━━━ Stored data ━━━

@@ -923,14 +901,31 @@
             const double* c = cb + (size_t)n * COST_STRIDE;
             acc[0] += c[0]; acc[2] += c[1]; acc[3] += c[2]; acc[4] += c[3]; acc[5] += c[5]; vmax = fmax(vmax, c[4]);
         }
-        for (int t = tid; t < N * NU; t += LM_THREADS) {
-            const int n = t / NU, k = t - n * NU;
-            const double wk = M->motion_w_u[k];
-            if (n >= 3 && wk != 0.0) {
-                const double* qf = qe + (size_t)n * nq;
-                const double e = (cost_coord(M, qf, k) - 3.0 * cost_coord(M, qf - nq, k) + 3.0 * cost_coord(M, qf - 2 * nq, k) - cost_coord(M, qf - 3 * nq, k)) * M->ih2;
-                acc[1] += wk * e * e;
-            }
+        constexpr int MU = 4;
+        const double ih2 = M->ih2;
+        for (int t0 = tid; t0 < N * NU; t0 += MU * LM_THREADS) {
+            double wk[MU], cv[MU][4];
+            bool on[MU];
+#pragma unroll
+            for (int u = 0; u < MU; u++) {
+                const int t = t0 + u * LM_THREADS, tc = t < N * NU ? t : tid;
+                const int n = tc / NU, k = tc - n * NU;
+                wk[u] = M->motion_w_u[k];
+                const int w = M->ucost[k], s0 = w & 255, s1 = (w >> 8) ? (w >> 8) - 1 : s0;
+                on[u] = t < N * NU && n >= 3 && wk[u] != 0.0;
+#pragma unroll
+                for (int i = 0; i < 4; i++) {
+                    const double* qf = qe + (size_t)(on[u] ? n - i : 0) * nq;
+                    const double a0 = qf[s0], a1 = qf[s1];
+                    cv[u][i] = a0 + ((w >> 8) ? a1 : 0.0);
+                }
+            }
+#pragma unroll
+            for (int u = 0; u < MU; u++)
+                if (on[u]) {
+                    const double e = (cv[u][0] - 3.0 * cv[u][1] + 3.0 * cv[u][2] - cv[u][3]) * ih2;
+                    acc[1] += wk[u] * e * e;
+                }
         }
         double tot[6];
         for (int v = 0; v < 6; v++) {
@@ -1004,38 +999,16 @@
     double* dgb = dgbuf + (size_t)b * NS * NU;
     const double mscale = 2.0 * M->ih2 * M->ih2;
 
-    if (tid < NU) {
-        smw[tid] = mscale * M->motion_w_u[tid]; sindep[tid] = M->ucost[tid];
-        srev_of_u[tid] = M->rev_of_u[tid]; sja[tid] = M->bodyang_j[tid]; slegs_n[tid] = M->bodyang_legs_n[tid];
-        for (int i = 0; i < M->bodyang_legs_n[tid]; i++) slegs[tid * LM_MAX_LEGS + i] = M->bodyang_legs[tid][i];
-    }
-    if (tid < nrev) { srev_u[tid] = M->rev_u[tid]; for (int a = 0; a < 3; a++) srbu[3 * tid + a] = M->rev_body_u[tid][a]; }
-    for (int t = tid; t < nq; t += LM_THREADS) scoord_of_state[t] = -1;
-    __syncthreads();
-    if (tid < NU) scoord_of_state[M->ucoord_src[tid]] = tid;
-    const double* gamc = gambuf + ((size_t)cur * n_frames + (size_t)b * NS) * GS;
+    if (tid < NU) { smw[tid] = mscale * M->motion_w_u[tid]; sindep[tid] = M->ucost[tid]; }
     const double* Hlc = Hlr ? Hlr + (hcur + (size_t)b * NS) * PB * (NU * NU) : nullptr;
     __syncthreads();
 
-    auto mot = [&](int i, int j, const double* Ga, const double* Gb) -> double {
-        const int ri = srev_of_u[i], rj = srev_of_u[j];
-        if (ri >= 0 && rj >= 0) return ri == rj ? Ga[GAM_STRIDE * ri] * smw[i] * Gb[GAM_STRIDE * ri] : 0.0;
-        if (ri >= 0) { const int jb = sja[j]; return (jb >= 0 && srbu[3 * ri + jb] == j) ? Ga[GAM_STRIDE * ri] * smw[i] * Gb[GAM_STRIDE * ri + 1 + jb] : 0.0; }
-        if (rj >= 0) { const int ja = sja[i]; return (ja >= 0 && srbu[3 * rj + ja] == i) ? Ga[GAM_STRIDE * rj + 1 + ja] * smw[j] * Gb[GAM_STRIDE * rj] : 0.0; }
-        double v = i == j ? smw[i] : 0.0;
-        const int ja = sja[i], jb = sja[j];
-        if (ja >= 0 && jb >= 0)
-            for (int e = 0; e < slegs_n[i]; e++) {
-                const int r = slegs[i * LM_MAX_LEGS + e];
-                if (srbu[3 * r + jb] == j) v += Ga[GAM_STRIDE * r + 1 + ja] * smw[srev_u[r]] * Gb[GAM_STRIDE * r + 1 + jb];
-            }
-        return v;
-    };
-
     constexpr int UT = LM_THREADS - WAVE, NPB = (NU * NU + UT - 1) / UT;
     const int ut = tid - WAVE;
-    double pb[NPB], pbh = 0.0;
-    int hcnt = 0, ht = 0;
+    double pb[NPB];
+    double qm[NPB];
+#pragma unroll
+    for (int j = 0; j < NPB; j++) { const int t = ut + UT * j; qm[j] = (ut >= 0 && t < NU * NU) ? M->mot_Q[t] : 0.0; }
 
     auto lds_release = [&]() {
         if constexpr (NSPILL > 0) __builtin_amdgcn_fence(__ATOMIC_RELEASE, "workgroup");
@@ -1053,96 +1026,22 @@
         sync_epoch += 3;
         wait_ge(3, sync_epoch);
     };
-    if (tid == 0) { s_int[0] = 0; s_int[1] = 0; }
-    __syncthreads();
-    constexpr int HEAVY_MAX = (LM_MAX_TERMS + LM_MAX_GROUP) / 8;
-    int* elist = reinterpret_cast<int*>(W);
-    if (tid == 0) { s_int[1] = 0; s_int[3] = 0; }
-    __syncthreads();
-#pragma unroll
-    for (int j = 0; j < NPB; j++) {
-        const int t = ut + UT * j;
-        if (ut >= 0 && t < NU * NU) {
-            const int a = t / NU, c = t - a * NU;
-            const int ri = srev_of_u[a], rj = srev_of_u[c];
-            int codes[LM_MAX_GROUP], cnt = 0;
-            auto emit = [&](int oa, int ob, int wi) { if (cnt < LM_MAX_GROUP) codes[cnt++] = (oa << 10) | (ob << 16) | (wi << 22); };
-            if (ri >= 0 && rj >= 0) { if (ri == rj) emit(GAM_STRIDE * ri, GAM_STRIDE * ri, a); }
-            else if (ri >= 0) { const int jb = sja[c]; if (jb >= 0 && srbu[3 * ri + jb] == c) emit(GAM_STRIDE * ri, GAM_STRIDE * ri + 1 + jb, a); }
-            else if (rj >= 0) { const int ja = sja[a]; if (ja >= 0 && srbu[3 * rj + ja] == a) emit(GAM_STRIDE * rj + 1 + ja, GAM_STRIDE * rj, c); }
-            else {
-                if (a == c) emit(63, 63, a);
-                const int ja = sja[a], jb = sja[c];
-                if (ja >= 0 && jb >= 0)
-                    for (int e = 0; e < slegs_n[a]; e++) {
-                        const int r = slegs[a * LM_MAX_LEGS + e];
-                        if (srbu[3 * r + jb] == c) emit(GAM_STRIDE * r + 1 + ja, GAM_STRIDE * r + 1 + jb, srev_u[r]);
-                    }
-            }
-            const int where = (a * LDB + c) | (a == c ? 1 << 30 : 0);
-            if (cnt == 0) elist[NU * NU - 1 - atomicAdd(&s_int[3], 1)] = where;
-            else if (cnt == 1) elist[atomicAdd(&s_int[1], 1)] = where | codes[0] | (1 << 28);
-            else {
-                const int h = atomicAdd(&s_int[0], 1);
-                if (h < HEAVY_MAX) {
-                    for (int g = 0; g < LM_MAX_GROUP; g++) mterm[8 * h + g] = g < cnt ? codes[g] : 0;
-                    mterm[8 * h + 7] = (cnt << 16) | t;
-                }
-            }
-        }
-    }
-    __syncthreads();
-    const int n_term = s_int[1], n_plain = s_int[3];
-    (void)n_plain;
-    const int npa = (n_term + UT - 1) / UT;
-    int my_code[NPB];
-    auto elem_of = [&](int code) -> int { const int off = code & 1023; return (off / LDB) * NU + off % LDB; };
-#pragma unroll
-    for (int j = 0; j < NPB; j++) {
-        const int i = ut + UT * j;
-        int code = 1 << 31;
-        if (ut >= 0) {
-            if (i < n_term) code = elist[i];
-            else if (i - n_term < n_plain) code = elist[NU * NU - 1 - (i - n_term)];
-        }
-        my_code[j] = code;
-    }
     auto fetch_B = [&](int m) {
 #pragma unroll
-        for (int j = 0; j < NPB; j++) if (my_code[j] >= 0) pb[j] = Bc[(size_t)m * (NU * NU) + elem_of(my_code[j])];
-        if (hcnt > 0) pbh = Bc[(size_t)m * (NU * NU) + ht];
+        for (int j = 0; j < NPB; j++) { const int t = ut + UT * j; if (t < NU * NU) pb[j] = Bc[(size_t)m * (NU * NU) + t]; }
     };
-    __syncthreads();
-    const int n_heavy = s_int[0];
-    const bool list_ok = n_heavy <= HEAVY_MAX && n_heavy <= WAVE;
-    const int hsel = ut - WAVE, gsel = ut - 2 * WAVE;
-    int hcode[LM_MAX_GROUP];
-#pragma unroll
-    for (int g = 0; g < LM_MAX_GROUP; g++) hcode[g] = 0;
-    if (list_ok && hsel >= 0 && hsel < n_heavy) {
-#pragma unroll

━━━

● **About this task**
Check each line of the data for the string "elist" and state how many lines contain it, without any other output.

● **Task solution**
5